Stored entries
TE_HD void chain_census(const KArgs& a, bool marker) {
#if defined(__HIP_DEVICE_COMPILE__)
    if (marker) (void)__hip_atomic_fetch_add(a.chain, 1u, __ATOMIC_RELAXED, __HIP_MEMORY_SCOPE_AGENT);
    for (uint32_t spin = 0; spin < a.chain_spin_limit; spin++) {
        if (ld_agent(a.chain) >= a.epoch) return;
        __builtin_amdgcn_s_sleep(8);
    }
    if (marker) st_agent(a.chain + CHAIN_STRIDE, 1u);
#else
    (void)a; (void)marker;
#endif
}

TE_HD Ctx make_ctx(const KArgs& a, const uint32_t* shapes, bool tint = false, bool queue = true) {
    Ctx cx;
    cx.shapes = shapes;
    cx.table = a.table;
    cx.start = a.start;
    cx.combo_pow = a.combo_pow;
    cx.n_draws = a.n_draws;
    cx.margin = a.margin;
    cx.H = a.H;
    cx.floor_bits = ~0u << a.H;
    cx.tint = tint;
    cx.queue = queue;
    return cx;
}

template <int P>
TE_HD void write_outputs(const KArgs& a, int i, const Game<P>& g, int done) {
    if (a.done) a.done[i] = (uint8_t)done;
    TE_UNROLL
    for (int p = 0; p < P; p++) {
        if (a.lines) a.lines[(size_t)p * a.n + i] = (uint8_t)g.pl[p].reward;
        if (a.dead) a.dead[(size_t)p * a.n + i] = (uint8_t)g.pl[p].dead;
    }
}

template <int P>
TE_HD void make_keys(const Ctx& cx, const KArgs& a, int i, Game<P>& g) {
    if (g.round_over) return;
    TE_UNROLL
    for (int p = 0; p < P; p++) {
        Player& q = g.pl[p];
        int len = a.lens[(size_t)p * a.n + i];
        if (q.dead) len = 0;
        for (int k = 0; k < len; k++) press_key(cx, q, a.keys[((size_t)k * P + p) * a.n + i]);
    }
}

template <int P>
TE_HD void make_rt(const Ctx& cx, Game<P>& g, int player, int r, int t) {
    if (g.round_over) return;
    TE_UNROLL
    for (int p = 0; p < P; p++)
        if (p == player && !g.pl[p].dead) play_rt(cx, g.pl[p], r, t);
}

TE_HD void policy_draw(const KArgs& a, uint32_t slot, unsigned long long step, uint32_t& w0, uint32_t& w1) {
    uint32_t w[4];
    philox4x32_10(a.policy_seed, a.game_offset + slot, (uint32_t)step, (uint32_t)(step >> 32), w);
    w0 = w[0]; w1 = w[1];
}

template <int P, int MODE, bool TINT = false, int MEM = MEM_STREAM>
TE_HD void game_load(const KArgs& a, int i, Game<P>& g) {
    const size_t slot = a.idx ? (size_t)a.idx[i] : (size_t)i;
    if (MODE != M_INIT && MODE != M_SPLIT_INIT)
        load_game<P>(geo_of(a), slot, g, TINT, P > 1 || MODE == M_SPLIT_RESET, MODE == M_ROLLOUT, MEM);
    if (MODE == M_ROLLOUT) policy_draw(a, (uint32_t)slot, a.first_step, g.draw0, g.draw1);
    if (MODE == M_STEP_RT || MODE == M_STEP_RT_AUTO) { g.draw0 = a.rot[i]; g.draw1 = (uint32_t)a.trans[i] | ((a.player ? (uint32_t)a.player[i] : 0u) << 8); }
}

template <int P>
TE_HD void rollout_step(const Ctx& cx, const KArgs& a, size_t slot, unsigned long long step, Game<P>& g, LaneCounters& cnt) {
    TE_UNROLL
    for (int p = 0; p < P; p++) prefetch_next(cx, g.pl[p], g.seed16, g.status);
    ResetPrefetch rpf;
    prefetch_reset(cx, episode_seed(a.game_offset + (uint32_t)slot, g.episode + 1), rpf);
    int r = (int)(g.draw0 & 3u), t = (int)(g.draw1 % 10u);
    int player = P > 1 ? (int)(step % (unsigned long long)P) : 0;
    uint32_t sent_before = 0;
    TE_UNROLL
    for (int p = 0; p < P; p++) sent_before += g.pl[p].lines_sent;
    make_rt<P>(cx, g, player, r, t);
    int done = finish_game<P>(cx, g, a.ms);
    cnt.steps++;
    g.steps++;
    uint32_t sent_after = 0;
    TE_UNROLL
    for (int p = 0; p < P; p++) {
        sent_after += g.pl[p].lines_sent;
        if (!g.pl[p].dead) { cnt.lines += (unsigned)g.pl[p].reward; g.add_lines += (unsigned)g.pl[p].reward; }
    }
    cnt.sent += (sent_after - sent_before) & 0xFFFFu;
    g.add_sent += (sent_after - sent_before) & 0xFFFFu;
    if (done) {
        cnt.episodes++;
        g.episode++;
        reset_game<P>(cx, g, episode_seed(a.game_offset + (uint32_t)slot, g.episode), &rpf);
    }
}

--

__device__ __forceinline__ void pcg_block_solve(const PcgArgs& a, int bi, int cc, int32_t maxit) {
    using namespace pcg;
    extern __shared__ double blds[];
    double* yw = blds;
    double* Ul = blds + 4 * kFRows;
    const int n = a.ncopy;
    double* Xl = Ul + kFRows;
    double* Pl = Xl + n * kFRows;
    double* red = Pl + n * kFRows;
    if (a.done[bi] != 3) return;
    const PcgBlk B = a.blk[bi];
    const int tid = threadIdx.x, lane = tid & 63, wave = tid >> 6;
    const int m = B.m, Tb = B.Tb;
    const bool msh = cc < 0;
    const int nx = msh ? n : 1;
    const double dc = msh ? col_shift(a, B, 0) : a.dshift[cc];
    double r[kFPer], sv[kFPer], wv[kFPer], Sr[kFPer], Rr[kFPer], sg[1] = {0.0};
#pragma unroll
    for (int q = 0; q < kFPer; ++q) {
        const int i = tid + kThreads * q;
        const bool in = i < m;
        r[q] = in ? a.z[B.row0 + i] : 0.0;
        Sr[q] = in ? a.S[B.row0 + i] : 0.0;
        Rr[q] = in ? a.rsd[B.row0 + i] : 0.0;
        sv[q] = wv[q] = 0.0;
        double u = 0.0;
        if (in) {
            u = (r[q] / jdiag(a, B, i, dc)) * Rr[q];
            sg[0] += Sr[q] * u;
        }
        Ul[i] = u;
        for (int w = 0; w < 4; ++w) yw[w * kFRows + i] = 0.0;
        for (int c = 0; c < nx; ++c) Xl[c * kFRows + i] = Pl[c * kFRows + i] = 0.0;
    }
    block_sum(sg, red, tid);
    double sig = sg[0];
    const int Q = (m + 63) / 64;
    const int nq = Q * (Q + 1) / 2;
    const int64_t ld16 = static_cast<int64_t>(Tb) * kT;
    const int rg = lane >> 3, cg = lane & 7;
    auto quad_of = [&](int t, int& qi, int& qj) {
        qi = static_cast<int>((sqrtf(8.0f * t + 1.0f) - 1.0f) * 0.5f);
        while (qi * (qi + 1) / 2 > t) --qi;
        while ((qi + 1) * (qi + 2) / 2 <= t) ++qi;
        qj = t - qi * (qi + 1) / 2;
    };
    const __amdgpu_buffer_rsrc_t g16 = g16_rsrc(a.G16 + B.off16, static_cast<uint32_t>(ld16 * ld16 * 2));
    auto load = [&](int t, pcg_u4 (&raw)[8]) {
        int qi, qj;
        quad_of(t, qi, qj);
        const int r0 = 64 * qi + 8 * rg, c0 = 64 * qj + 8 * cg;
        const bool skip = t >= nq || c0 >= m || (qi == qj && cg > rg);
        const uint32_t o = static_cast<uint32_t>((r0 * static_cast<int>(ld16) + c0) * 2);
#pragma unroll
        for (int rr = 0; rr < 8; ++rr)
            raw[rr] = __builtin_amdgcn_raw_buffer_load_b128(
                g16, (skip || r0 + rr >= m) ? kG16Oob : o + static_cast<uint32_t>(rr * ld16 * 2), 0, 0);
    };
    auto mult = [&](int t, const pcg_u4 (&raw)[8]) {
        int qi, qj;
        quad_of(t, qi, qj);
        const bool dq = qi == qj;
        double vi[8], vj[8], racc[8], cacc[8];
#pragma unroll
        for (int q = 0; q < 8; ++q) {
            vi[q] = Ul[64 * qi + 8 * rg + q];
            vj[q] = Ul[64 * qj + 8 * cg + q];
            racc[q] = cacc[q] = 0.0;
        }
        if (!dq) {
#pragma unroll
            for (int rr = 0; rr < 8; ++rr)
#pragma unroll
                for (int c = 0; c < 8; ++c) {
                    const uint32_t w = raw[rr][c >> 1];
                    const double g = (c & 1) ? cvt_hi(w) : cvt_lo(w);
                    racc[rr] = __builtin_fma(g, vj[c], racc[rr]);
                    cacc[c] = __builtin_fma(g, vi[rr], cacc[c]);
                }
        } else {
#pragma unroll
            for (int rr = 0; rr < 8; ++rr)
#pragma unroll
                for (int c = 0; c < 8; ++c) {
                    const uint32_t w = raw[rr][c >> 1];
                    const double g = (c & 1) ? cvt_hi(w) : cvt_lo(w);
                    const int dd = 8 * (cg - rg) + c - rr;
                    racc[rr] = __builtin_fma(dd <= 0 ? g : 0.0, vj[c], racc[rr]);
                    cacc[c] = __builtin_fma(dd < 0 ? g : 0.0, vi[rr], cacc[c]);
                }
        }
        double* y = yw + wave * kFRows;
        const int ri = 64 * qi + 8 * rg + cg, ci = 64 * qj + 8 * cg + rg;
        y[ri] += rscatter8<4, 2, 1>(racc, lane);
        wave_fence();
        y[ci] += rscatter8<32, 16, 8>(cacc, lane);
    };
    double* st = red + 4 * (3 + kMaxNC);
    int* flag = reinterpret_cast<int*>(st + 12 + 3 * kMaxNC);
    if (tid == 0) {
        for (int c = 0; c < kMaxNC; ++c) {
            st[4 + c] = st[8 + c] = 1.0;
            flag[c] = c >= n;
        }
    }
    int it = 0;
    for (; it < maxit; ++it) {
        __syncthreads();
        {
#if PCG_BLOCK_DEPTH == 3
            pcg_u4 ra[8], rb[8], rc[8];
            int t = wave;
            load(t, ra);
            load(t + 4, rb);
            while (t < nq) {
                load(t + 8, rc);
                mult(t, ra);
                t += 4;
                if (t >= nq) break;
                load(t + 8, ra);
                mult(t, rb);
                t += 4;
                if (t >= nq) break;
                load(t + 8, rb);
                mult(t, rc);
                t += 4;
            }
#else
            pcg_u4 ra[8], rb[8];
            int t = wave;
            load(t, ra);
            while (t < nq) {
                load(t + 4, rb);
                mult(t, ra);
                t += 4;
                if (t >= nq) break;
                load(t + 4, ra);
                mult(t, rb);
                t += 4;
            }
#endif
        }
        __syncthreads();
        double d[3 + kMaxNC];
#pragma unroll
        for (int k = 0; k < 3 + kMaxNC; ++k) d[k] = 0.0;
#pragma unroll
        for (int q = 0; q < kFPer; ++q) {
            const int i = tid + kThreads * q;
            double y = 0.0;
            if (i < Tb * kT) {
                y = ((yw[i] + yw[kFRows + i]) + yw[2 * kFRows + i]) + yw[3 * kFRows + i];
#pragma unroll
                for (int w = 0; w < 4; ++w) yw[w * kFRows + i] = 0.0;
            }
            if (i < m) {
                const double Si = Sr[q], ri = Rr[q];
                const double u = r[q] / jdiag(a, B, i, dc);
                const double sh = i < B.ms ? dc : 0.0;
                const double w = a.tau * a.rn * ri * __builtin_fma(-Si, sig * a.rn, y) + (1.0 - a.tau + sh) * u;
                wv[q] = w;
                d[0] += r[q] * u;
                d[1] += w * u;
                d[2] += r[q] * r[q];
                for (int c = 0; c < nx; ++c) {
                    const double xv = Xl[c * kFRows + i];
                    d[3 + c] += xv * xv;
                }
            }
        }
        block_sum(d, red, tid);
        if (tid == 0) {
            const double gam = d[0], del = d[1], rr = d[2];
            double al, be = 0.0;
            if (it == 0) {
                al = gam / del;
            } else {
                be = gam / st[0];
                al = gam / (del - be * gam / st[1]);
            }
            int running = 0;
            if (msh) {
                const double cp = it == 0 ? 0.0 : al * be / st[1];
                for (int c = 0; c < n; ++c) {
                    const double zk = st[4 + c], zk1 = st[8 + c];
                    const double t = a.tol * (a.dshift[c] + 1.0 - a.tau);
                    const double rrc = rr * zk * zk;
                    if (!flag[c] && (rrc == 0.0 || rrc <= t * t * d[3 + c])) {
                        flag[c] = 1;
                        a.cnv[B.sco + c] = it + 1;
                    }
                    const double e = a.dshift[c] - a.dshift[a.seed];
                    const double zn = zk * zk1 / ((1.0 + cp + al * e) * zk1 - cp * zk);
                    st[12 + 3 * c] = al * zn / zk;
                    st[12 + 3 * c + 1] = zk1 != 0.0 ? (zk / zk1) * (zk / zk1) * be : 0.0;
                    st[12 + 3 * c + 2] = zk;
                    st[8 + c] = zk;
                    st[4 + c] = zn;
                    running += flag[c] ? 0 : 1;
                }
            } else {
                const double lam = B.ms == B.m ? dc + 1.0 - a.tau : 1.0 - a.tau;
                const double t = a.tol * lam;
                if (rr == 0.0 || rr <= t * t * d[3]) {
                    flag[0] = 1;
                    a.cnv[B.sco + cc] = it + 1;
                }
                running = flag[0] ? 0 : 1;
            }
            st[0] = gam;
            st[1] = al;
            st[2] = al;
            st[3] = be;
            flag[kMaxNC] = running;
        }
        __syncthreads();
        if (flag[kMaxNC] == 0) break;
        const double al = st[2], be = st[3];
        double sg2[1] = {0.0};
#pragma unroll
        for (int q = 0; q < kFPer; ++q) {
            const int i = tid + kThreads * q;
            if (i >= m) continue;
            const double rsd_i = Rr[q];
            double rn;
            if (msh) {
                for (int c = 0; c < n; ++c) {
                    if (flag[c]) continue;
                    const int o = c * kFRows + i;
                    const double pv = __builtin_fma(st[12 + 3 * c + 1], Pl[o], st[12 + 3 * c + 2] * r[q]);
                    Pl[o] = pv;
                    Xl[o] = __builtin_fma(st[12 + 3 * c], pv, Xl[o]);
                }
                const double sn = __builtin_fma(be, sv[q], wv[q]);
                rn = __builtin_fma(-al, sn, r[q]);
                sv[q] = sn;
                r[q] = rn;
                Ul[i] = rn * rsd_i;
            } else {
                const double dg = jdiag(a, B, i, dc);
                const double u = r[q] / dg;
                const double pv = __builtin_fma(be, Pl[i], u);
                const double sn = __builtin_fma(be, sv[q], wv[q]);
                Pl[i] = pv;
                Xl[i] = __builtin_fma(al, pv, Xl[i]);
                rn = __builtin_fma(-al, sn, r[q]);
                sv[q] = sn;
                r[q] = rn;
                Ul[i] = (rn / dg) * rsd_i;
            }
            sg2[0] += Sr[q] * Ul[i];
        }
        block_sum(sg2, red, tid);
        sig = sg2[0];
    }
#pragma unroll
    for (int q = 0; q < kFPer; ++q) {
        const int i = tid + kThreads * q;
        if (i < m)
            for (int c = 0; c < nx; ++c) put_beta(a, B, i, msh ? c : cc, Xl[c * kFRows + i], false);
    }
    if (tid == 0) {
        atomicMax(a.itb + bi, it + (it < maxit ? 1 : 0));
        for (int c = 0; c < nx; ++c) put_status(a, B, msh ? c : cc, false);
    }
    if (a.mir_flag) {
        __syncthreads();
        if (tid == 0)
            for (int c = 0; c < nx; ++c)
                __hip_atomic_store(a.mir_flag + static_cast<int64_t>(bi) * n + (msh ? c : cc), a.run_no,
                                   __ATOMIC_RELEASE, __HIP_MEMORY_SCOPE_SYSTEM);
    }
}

*WORK REQUEST*.
Copy out each line of the entries where the word "slot" is found.

*SOLUTION FOR THIS PROBLEM*.
TE_HD void policy_draw(const KArgs& a, uint32_t slot, unsigned long long step, uint32_t& w0, uint32_t& w1) {
    philox4x32_10(a.policy_seed, a.game_offset + slot, (uint32_t)step, (uint32_t)(step >> 32), w);
    const size_t slot = a.idx ? (size_t)a.idx[i] : (size_t)i;
        load_game<P>(geo_of(a), slot, g, TINT, P > 1 || MODE == M_SPLIT_RESET, MODE == M_ROLLOUT, MEM);
    if (MODE == M_ROLLOUT) policy_draw(a, (uint32_t)slot, a.first_step, g.draw0, g.draw1);
TE_HD void rollout_step(const Ctx& cx, const KArgs& a, size_t slot, unsigned long long step, Game<P>& g, LaneCounters& cnt) {
    prefetch_reset(cx, episode_seed(a.game_offset + (uint32_t)slot, g.episode + 1), rpf);
        reset_game<P>(cx, g, episode_seed(a.game_offset + (uint32_t)slot, g.episode), &rpf);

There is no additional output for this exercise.